A third framework for studying Boolean functions, in the context of models for biochemical networks, was introduced in [11]. There, a new method to reverse engineer gene regulatory networks from experimental data was proposed. The proposed modeling framework is that of time-discrete deterministic dynamical systems with a finite set of states for each of the variables. The number of states is chosen so as to support the structure of a finite field. One consequence is that each of the state transition functions can be represented by a polynomial function with coefficients in the finite field, thereby making available powerful computational tools from polynomial algebra. This class of dynamical systems in particular includes Boolean networks, when network nodes take on two states. It is straightforward to translate Boolean functions into polynomial form, with multiplication corresponding to AND, addition to XOR, and addition of the constant 1 to negation.
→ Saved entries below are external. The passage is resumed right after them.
## Defer l0 conv tile epilogue stores into next tile's MFMA phase

Adds a DEFER variant of the level-0 conv kernel. The bias+ReLU+store (and the pool) of the previous tile's output rows is interleaved into the MFMA steps of the next tile through an after_step hook, and halo/patch/skip prefetches move to later MFMA steps. The aim is to hide global store latency and epilogue ALU work behind matrix math. It is on by default for up-mode and 32-channel plain convs, and an env var can force it on or off. This adds register pressure, since one accumulator set is kept live across tiles.

```diff
diff --git a/include/sequitr_hip.h b/include/sequitr_hip.h
--- a/include/sequitr_hip.h
+++ b/include/sequitr_hip.h
@@ -182,6 +182,8 @@
                                    int N, int H, int W, int Cin, int Cout, int act, void *stream);
 
 int sq_conv_r32_takes_f32(int N, int H, int W, int Cin, int Cout, int K, int act, int pooled);
+
+int sq_conv_l0_defers_f32(int mode, int epi_kind, int cout);
 
 int sq_conv3x3_head_fwd_f32(const float *x, const float *w, const float *bias, const float *head_w,
                             const float *head_b, float *logits, uint8_t *mask, int N, int H, int W,
diff --git a/sequitr_amd/_lib.py b/sequitr_amd/_lib.py
--- a/sequitr_amd/_lib.py
+++ b/sequitr_amd/_lib.py
@@ -179,6 +179,7 @@
     "sq_conv_pack_filter_f32": (c_int, [c_void_p] * 2 + [c_int] * 3 + [c_void_p]),
     "sq_conv_packed_takes_f32": (c_int, [c_int] * 6),
     "sq_conv_r32_takes_f32": (c_int, [c_int] * 8),
+    "sq_conv_l0_defers_f32": (c_int, [c_int] * 3),
     "sq_conv2d_packed_nhwc_fwd_f32": (c_int, [c_void_p] * 5 + [c_int] * 6 + [c_float, c_int, c_void_p]),
     "sq_conv3x3_pool_packed_fwd_f32": (c_int, [c_void_p] * 6 + [c_int] * 6 + [c_void_p]),
     "sq_conv3x3_first_block_fwd_f32": (c_int, [c_void_p] * 7 + [c_int] * 3 + [c_void_p]),
diff --git a/sequitr_amd/csrc/sq_common.h b/sequitr_amd/csrc/sq_common.h
--- a/sequitr_amd/csrc/sq_common.h
+++ b/sequitr_amd/csrc/sq_common.h
@@ -24,6 +24,7 @@
 int sq_plan_f32_bn(int64_t ntiles, int Cout);
 bool sq_plan_f32_stage32(int bn, int KS, int KC, int Cin, bool concat);
 bool sq_plan_l0_takes(int mode, int cout, int act, int H, int W, bool concat, int head_c, bool pooled);
+bool sq_plan_l0_defers(int mode, int epi_kind, int cout);
 bool sq_plan_r32_takes(int N, int H, int W, int Cin, int Cout, int K, int act, bool wscale1, bool concat, bool head, bool pooled);
 #ifndef SQ_L0_OCC
 #define SQ_L0_OCC 4
diff --git a/sequitr_amd/csrc/sq_conv_f32_l0.hip b/sequitr_amd/csrc/sq_conv_f32_l0.hip
--- a/sequitr_amd/csrc/sq_conv_f32_l0.hip
+++ b/sequitr_amd/csrc/sq_conv_f32_l0.hip
@@ -44,9 +44,10 @@
 
 __device__ __forceinline__ float relu(float v) { return __builtin_fmaxf(v, 0.0f); }
 
-template <int MODE, int EPI, int BRIDGE, int NB>
+template <int MODE, int EPI, int BRIDGE, int NB, bool DEFER>
 __global__ __launch_bounds__(256, sq_l0_occ(MODE == M_UP, NB)) void conv_l0_kernel(const L0Args a) {
     static_assert(NB == 1 || (NB == 2 && MODE == M_PLAIN && EPI == EPI_STORE), "32 output channels: the plain form only");
+    static_assert(!(DEFER && EPI == EPI_HEAD), "the head's epilogue needs all 16 accumulators of the previous tile");
     constexpr int CO = 16 * NB;
     extern __shared__ __attribute__((aligned(16))) float smem[];
     float *xs = smem;
@@ -339,7 +340,7 @@
 
     f32x4 acc[4][NB];
     const float *xb = xs + ((4 * wv) * HWD + li) * PS + 4 * kk;
-    auto mfma_phase = [&]() {
+    auto mfma_phase = [&](auto &&after_step) {
         float4 bq[2][3];
 #pragma unroll
         for (int kx = 0; kx < 3; ++kx) bq[0][kx] = *reinterpret_cast<const float4 *>(xb + kx * PS);
@@ -372,6 +373,7 @@
                     }
                 }
             }
+            after_step(h);
             __builtin_amdgcn_sched_barrier(0);
         }
 #if SQ_L0_SETPRIO
@@ -461,7 +463,8 @@
     };
 
     Pos cur = decode(vb), nxt = cur, nn = cur;
-    if constexpr (MODE == M_PLAIN) {
+    auto nothing = [](int) {};
+    if constexpr (MODE == M_PLAIN && !DEFER) {
         issue_halo(cur);
         __builtin_amdgcn_s_waitcnt(0x0F70);
         commit_halo();
@@ -469,7 +472,7 @@
         for (int it = 0; it < t_count; ++it) {
             const bool has_next = it + 1 < t_count;
             if (has_next) { nxt = advance(cur); issue_halo(nxt); }
-            mfma_phase();
+            mfma_phase(nothing);
             __builtin_amdgcn_s_waitcnt(0x0F70);
             if (has_next) {
                 __syncthreads();
@@ -480,7 +483,7 @@
             cur = nxt;
         }
     }
-    if constexpr (MODE == M_FIRST) {
+    if constexpr (MODE == M_FIRST && !DEFER) {
         issue_patch(cur);
         __builtin_amdgcn_s_waitcnt(0x0F70);
         commit_patch(0);
@@ -496,7 +499,7 @@
         for (int it = 0; it < t_count; ++it) {
             const bool has_next = it + 1 < t_count, has_next2 = it + 2 < t_count;
             if (has_next2) { nn = advance(nxt); issue_patch(nn); }
-            mfma_phase();
+            mfma_phase(nothing);
             __builtin_amdgcn_s_waitcnt(0x0F70);
             if (has_next) {
                 __syncthreads();
@@ -509,7 +512,7 @@
             nxt = nn;
         }
     }
-    if constexpr (MODE == M_UP) {
+    if constexpr (MODE == M_UP && !DEFER) {
         issue_low(cur);
         issue_skip(cur);
         __builtin_amdgcn_s_waitcnt(0x0F70);
@@ -523,7 +526,7 @@
             const bool has_next = it + 1 < t_count, has_next2 = it + 2 < t_count;
             if (has_next) { commit_low(); issue_skip(nxt); }
             if (has_next2) { nn = advance(nxt); issue_low(nn); }
-            mfma_phase();
+            mfma_phase(nothing);
             __builtin_amdgcn_s_waitcnt(0x0F70);
             if (has_next) {
                 __syncthreads();
@@ -535,12 +538,151 @@
             nxt = nn;
         }
     }
+
+    if constexpr (DEFER) {
+        f32x4 pa0[NB];
+#pragma unroll
+        for (int nb = 0; nb < NB; ++nb) pa0[nb] = (f32x4){0.f, 0.f, 0.f, 0.f};
+        auto store_pair = [&](int pr, int ybase, int pbase) {
+            float o[2][NB][4];
+#pragma unroll
+            for (int rr = 0; rr < 2; ++rr)
+#pragma unroll
+                for (int nb = 0; nb < NB; ++nb) {
+                    const f32x4 v = (pr == 0 && rr == 0) ? pa0[nb] : acc[2 * pr + rr][nb];
+                    o[rr][nb][0] = relu(v[0] + bv[nb].x); o[rr][nb][1] = relu(v[1] + bv[nb].y);
+                    o[rr][nb][2] = relu(v[2] + bv[nb].z); o[rr][nb][3] = relu(v[3] + bv[nb].w);
+                }
+#pragma unroll
+            for (int rr = 0; rr < 2; ++rr)
+#pragma unroll
+                for (int nb = 0; nb < NB; ++nb) {
+                    const f32x4 t = (f32x4){o[rr][nb][0], o[rr][nb][1], o[rr][nb][2], o[rr][nb][3]};
+                    __builtin_amdgcn_raw_buffer_store_b128(*reinterpret_cast<const u32x4 *>(&t), yrsrc,
+                                                           ybase + (2 * pr + rr) * W * CO * 4 + nb * 64, 0, 0);
+                }
+            if constexpr (EPI == EPI_POOL) {
+                f32x4 mp;
+#pragma unroll
+                for (int j = 0; j < 4; ++j) {
+                    const float v = __builtin_fmaxf(o[0][0][j], o[1][0][j]);
+                    const float u = __builtin_bit_cast(float, __builtin_amdgcn_mov_dpp(__builtin_bit_cast(int, v), 0xB1, 0xF, 0xF, true));
+                    mp[j] = __builtin_fmaxf(u, v);
+                }
+                __builtin_amdgcn_raw_buffer_store_b128(*reinterpret_cast<const u32x4 *>(&mp), prsrc, pbase + pr * Wl * 64, 0, 0);
+            }
+        };
+        Pos prev = cur;
+        bool pend = false;
+        auto prev_ybase = [&]() {
+            const int tbase = (((prev.n * H + prev.ty * TH) * W + prev.tx * TW) * CO) * 4;
+            return pend ? yvoff + tbase : (int)OOB;
+        };
+        auto prev_pbase = [&]() {
+            const int pb = (((prev.n * Hl + prev.ty * (TH / 2)) * Wl + prev.tx * (TW / 2)) * 16) * 4;
+            return (pend && !(li & 1)) ? pvoff + pb : (int)OOB;
+        };
+        auto retire = [&]() {
+#pragma unroll
+            for (int nb = 0; nb < NB; ++nb) pa0[nb] = acc[0][nb];
+            prev = cur;
+            pend = true;
+        };
+        if constexpr (MODE == M_PLAIN) {
+            issue_halo(cur);
+            __builtin_amdgcn_s_waitcnt(0x0F70);
+            commit_halo();
+            __syncthreads();
+            for (int it = 0; it < t_count; ++it) {
+                const bool has_next = it + 1 < t_count;
+                nxt = advance(cur);
+                const int ybase = prev_ybase(), pbase = prev_pbase();
+                mfma_phase([&](int h) {
+                    if (h < 2) store_pair(h, ybase, pbase);
+                    if (h == 3 && has_next) issue_halo(nxt);
+                });
+                retire();
+                __builtin_amdgcn_s_waitcnt(0x0F70);
+                if (has_next) {
+                    __syncthreads();
+                    commit_halo();
+                    __syncthreads();
+                }
+                cur = nxt;
+            }
+        }
+        if constexpr (MODE == M_FIRST) {
+            issue_patch(cur);
+            __builtin_amdgcn_s_waitcnt(0x0F70);
+            commit_patch(0);
+            __syncthreads();
+            first_conv(cur, 0);
+            if (t_count > 1) {
+                nxt = advance(cur);
+                issue_patch(nxt);
+                __builtin_amdgcn_s_waitcnt(0x0F70);
+                commit_patch(1);
+            }
+            __syncthreads();
+            for (int it = 0; it < t_count; ++it) {
+                const bool has_next = it + 1 < t_count, has_next2 = it + 2 < t_count;
+                nn = advance(nxt);
+                const int ybase = prev_ybase(), pbase = prev_pbase();
+                mfma_phase([&](int h) {
+                    if (h < 2) store_pair(h, ybase, pbase);
+                    if (h == 3 && has_next2) issue_patch(nn);
+                });
+                retire();
+                __builtin_amdgcn_s_waitcnt(0x0F70);
+                if (has_next) {
+                    __syncthreads();
+                    first_conv(nxt, (it + 1) & 1);
+                }
+                if (has_next2) commit_patch(it & 1);
+                if (has_next) __syncthreads();
+                cur = nxt;
+                nxt = nn;
+            }
+        }
+        if constexpr (MODE == M_UP) {
+            issue_low(cur);
+            issue_skip(cur);
+            __builtin_amdgcn_s_waitcnt(0x0F70);
+            commit_low();
+            if (t_count > 1) { nxt = advance(cur); issue_low(nxt); }
+            __syncthreads();
+            up_conv(cur);
+            __builtin_amdgcn_s_waitcnt(0x0F70);
+            __syncthreads();
+            for (int it = 0; it < t_count; ++it) {
+                const bool has_next = it + 1 < t_count, has_next2 = it + 2 < t_count;
+                nn = advance(nxt);
+                const int ybase = prev_ybase(), pbase = prev_pbase();
+                mfma_phase([&](int h) {
+                    if (h < 2) store_pair(h, ybase, pbase);
+                    if (h == 1 && has_next) commit_low();
+                    if (h == 3 && has_next) issue_skip(nxt);
+                    if (h == 4 && has_next2) issue_low(nn);
+                });
+                retire();
+                __builtin_amdgcn_s_waitcnt(0x0F70);
+                if (has_next) {
+                    __syncthreads();
+                    up_conv(nxt);
+                    __syncthreads();
+                }
+                cur = nxt;
+                nxt = nn;
+            }
+        }
+        epilogue(prev);
+    }
 }
 
-template <int MODE, int EPI, int BRIDGE = 0, int NB = 1>
+template <int MODE, int EPI, int BRIDGE = 0, int NB = 1, bool DEFER = false>
 int launch_l0(const L0Args &a0, hipStream_t st) {
     static bool attr_set = false;
-    auto kern = conv_l0_kernel<MODE, EPI, BRIDGE, NB>;
+    auto kern = conv_l0_kernel<MODE, EPI, BRIDGE, NB, DEFER>;
     constexpr int lds = (XS_FLOATS + (MODE == M_FIRST ? 2 * IN_FLOATS : (MODE == M_UP ? UP_FLOATS : 0)) + (EPI == EPI_HEAD ? 64 : 0)) * 4;
     if (!attr_set) {
         if (hipFuncSetAttribute(reinterpret_cast<const void *>(kern), hipFuncAttributeMaxDynamicSharedMemorySize, lds) != hipSuccess) {
@@ -569,24 +711,25 @@
     L0Args a = {};
     a.x = x; a.w = w; a.bias = bias; a.y = y; a.N = N; a.H = H; a.W = W; a.epi = epi;
     const int e = epi.head_w ? EPI_HEAD : (epi.pooled ? EPI_POOL : EPI_STORE);
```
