def lib() -> C.CDLL:
    global _lib
    if _lib is not None:
        return _lib
    if not os.path.exists(LIB_PATH):
        raise HipLibraryError(
            f"{LIB_PATH} not found: build it with `python -c 'import __graft_entry__ as g; g.build()'` "
            "(hipcc --offload-arch=gfx950).  There is no CPU fallback for the product path.")
    try:
        l = C.CDLL(LIB_PATH)
    except OSError as e:
        raise HipLibraryError(f"cannot load {LIB_PATH}: {e}") from e
    vp, i32, i64, f32 = C.c_void_p, C.c_int32, C.c_int64, C.c_float
    l.ssr_conv2d.argtypes = [C.POINTER(ConvDesc), vp]
    l.ssr_conv2d_fixup.argtypes = [C.POINTER(ConvDesc), vp]
    l.ssr_conv2d_impl.argtypes = [C.POINTER(ConvDesc), vp, i32]
    l.ssr_conv2d_batch.argtypes = [C.POINTER(ConvDesc), i32, vp]
    l.ssr_conv2d_variant.argtypes = [C.POINTER(ConvDesc)]
    l.ssr_conv2d_symbol.argtypes = [C.POINTER(ConvDesc), C.c_char_p, i32]
    l.ssr_conv2d_chain.argtypes = [C.POINTER(ConvDesc), i32, vp, vp]
    l.ssr_conv2d_chain_ok.argtypes = [C.POINTER(ConvDesc), i32]
    l.ssr_conv2d_chain_state_bytes.argtypes = [i32, i32, i32]
    l.ssr_conv2d_ck.argtypes = [i32, i32]
    l.ssr_conv2d_s2d_ok.argtypes = [i32, i32, i32, i32]
    l.ssr_rdb_forward.argtypes = [C.POINTER(RdbDesc), vp]
    l.ssr_rdb_backward.argtypes = [C.POINTER(RdbDesc), vp]
    l.ssr_rdb_tile_of.argtypes = [C.POINTER(RdbDesc)]
    l.ssr_conv2d_wgrad.argtypes = [vp, vp, i32, i32, i32, i32, i32, vp]
    l.ssr_wgrad_reduce.argtypes = [vp, i32, i64, vp]
    l.ssr_wgrad_ci_tile.argtypes = [i32, i32]
    l.ssr_wgrad_co_tile.argtypes = [i32, i32]
    l.ssr_wgrad_tiles.argtypes = [i32, i32, i32, i32, i32]
    l.ssr_pack_weights.argtypes = [vp, i32, i32, vp]
    l.ssr_pack_dgrad_gather.argtypes = [vp, i32, i32, vp]
    l.ssr_add_views.argtypes = [View, View, i32, i64, i32, vp]
    l.ssr_nchw_to_nhwc.argtypes = [vp, i32, i32, i32, i32, View, i32, i32, i32, f32, vp]
    l.ssr_nhwc_to_nchw.argtypes = [View, i32, vp, i32, i32, i32, i32, vp]
    l.ssr_fill.argtypes = [vp, i64, i32, f32, vp]
    l.ssr_bilinear2x_fwd.argtypes = [View, View, View, i32, i32, i32, i32, i32, vp]
    l.ssr_bilinear2x_bwd.argtypes = [View, View, View, View, View, i32, i32, i32, i32, i32, vp]
    l.ssr_nearest2x_bwd.argtypes = [View, View, View, View, View, i32, i32, i32, i32, i32, vp]
    l.ssr_spectral_norm.argtypes = [vp, i32, i32, i32, i32, vp]
    l.ssr_spectral_norm_bwd.argtypes = [vp, i32, i32, vp]
    l.ssr_l1_loss.argtypes = [View, View, View, i32, i64, i32, f32, vp, vp]
    l.ssr_usm_sharp.argtypes = [vp, vp, i32, i32, i32, f32, f32, f32, vp]
    l.ssr_bce_logits_loss.argtypes = [View, View, i32, i64, f32, f32, vp, vp, vp]
    l.ssr_adam_step.argtypes = [C.POINTER(AdamArgs), vp]
    l.ssr_axpby_f32.argtypes = [f32, vp, f32, vp, i64, vp]
    l.ssr_quantize_u8.argtypes = [vp, vp, i32, i32, i32, i32, i32, vp]
    l.ssr_metric_shift_sums.argtypes = [vp, vp, i32, i32, i32, i32, i32, vp, vp]
    l.ssr_metric_ssim_sums.argtypes = [vp, vp, i32, i32, i32, i32, vp, vp]
    l.ssr_split_bf16.argtypes = [vp, vp, vp, i64, vp]
    l.ssr_split_bf16_multi.argtypes = [vp, i32, i64, vp]
    l.ssr_channel_affine.argtypes = [View, View, i32, i64, i32, C.POINTER(C.c_float), C.POINTER(C.c_float), i32, vp]
    l.ssr_relu_maxpool2_fwd.argtypes = [View, View, i32, i32, i32, i32, i32, vp]
    l.ssr_relu_maxpool2_bwd.argtypes = [View, View, View, i32, i32, i32, i32, i32, i32, vp]
    l.ssr_gram_splits.argtypes = [i32, i32, i32]
    l.ssr_gram_fwd.argtypes = [View, vp, vp, i32, i32, i32, i32, f32, vp]
    l.ssr_gram_l1.argtypes = [vp, vp, vp, i32, i64, f32, vp, vp]
    l.ssr_gram_bwd.argtypes = [View, vp, View, i32, i32, i32, i32, f32, i32, vp]
    l.ssr_nonfinite_scan.argtypes = [C.POINTER(vp), C.POINTER(i64), i32, vp, vp]
    l.ssr_adam_step_guarded.argtypes = [C.POINTER(AdamArgs), vp, vp, vp]
    l.ssr_quantize_u8_checked.argtypes = [vp, vp, i32, i32, i32, i32, i32, vp, vp]
    l.ssr_scene_zero_scan.argtypes = [vp, i32, i32, i32, vp, vp]
    l.ssr_scene_gather.argtypes = [vp, i32, i32, i32, vp, vp, i32, i32, View, i32, vp]
    l.ssr_scene_scatter_u8.argtypes = [View, i32, vp, i32, i32, vp, i32, i32, vp, vp]
    l.ssr_scene_zero_scan_at.argtypes = [vp, i32, i32, i32, vp, i32, vp, vp]
    l.ssr_scene_gather_at.argtypes = [vp, i32, i32, i32, vp, vp, i32, i32, View, i32, vp]
    l.ssr_scene_blend_add.argtypes = [View, i32, vp, i32, i32, vp, vp, i32, i32, vp, vp]
    l.ssr_scene_blend_finish.argtypes = [vp, vp, vp, i32, vp, i32, i32, vp]
    l.ssr_scene_gather_bands.argtypes = [vp, vp, i32, i32, i32, i32, vp, vp, i32, i32, View, i32, vp]
    l.ssr_device_info.argtypes = [C.c_char_p, i32]
    l.ssr_abi_version.argtypes = []
    for s in ABI_SYMBOLS:
        getattr(l, s).restype = i64 if s == "ssr_conv2d_chain_state_bytes" else i32
    _lib = l
    return l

In this paper we provide a characterization of those polynomial functions over the field with two elements that correspond to nested canalyzing (and, therefore, unate cascade) functions. Using a parametrized  polynomial representation, one can characterize the parameter set in terms of a well-understood mathematical object, a common method in mathematics. This is done using the concepts and language from algebraic geometry. To be precise, we describe the parameter set as an algebraic variety, that is a set of points in an affine space that represents the set of solutions of a system of polynomial equations. This algebraic variety turns out to have special structure that can be used to study the class of nested canalyzing functions as a rich mathematical object.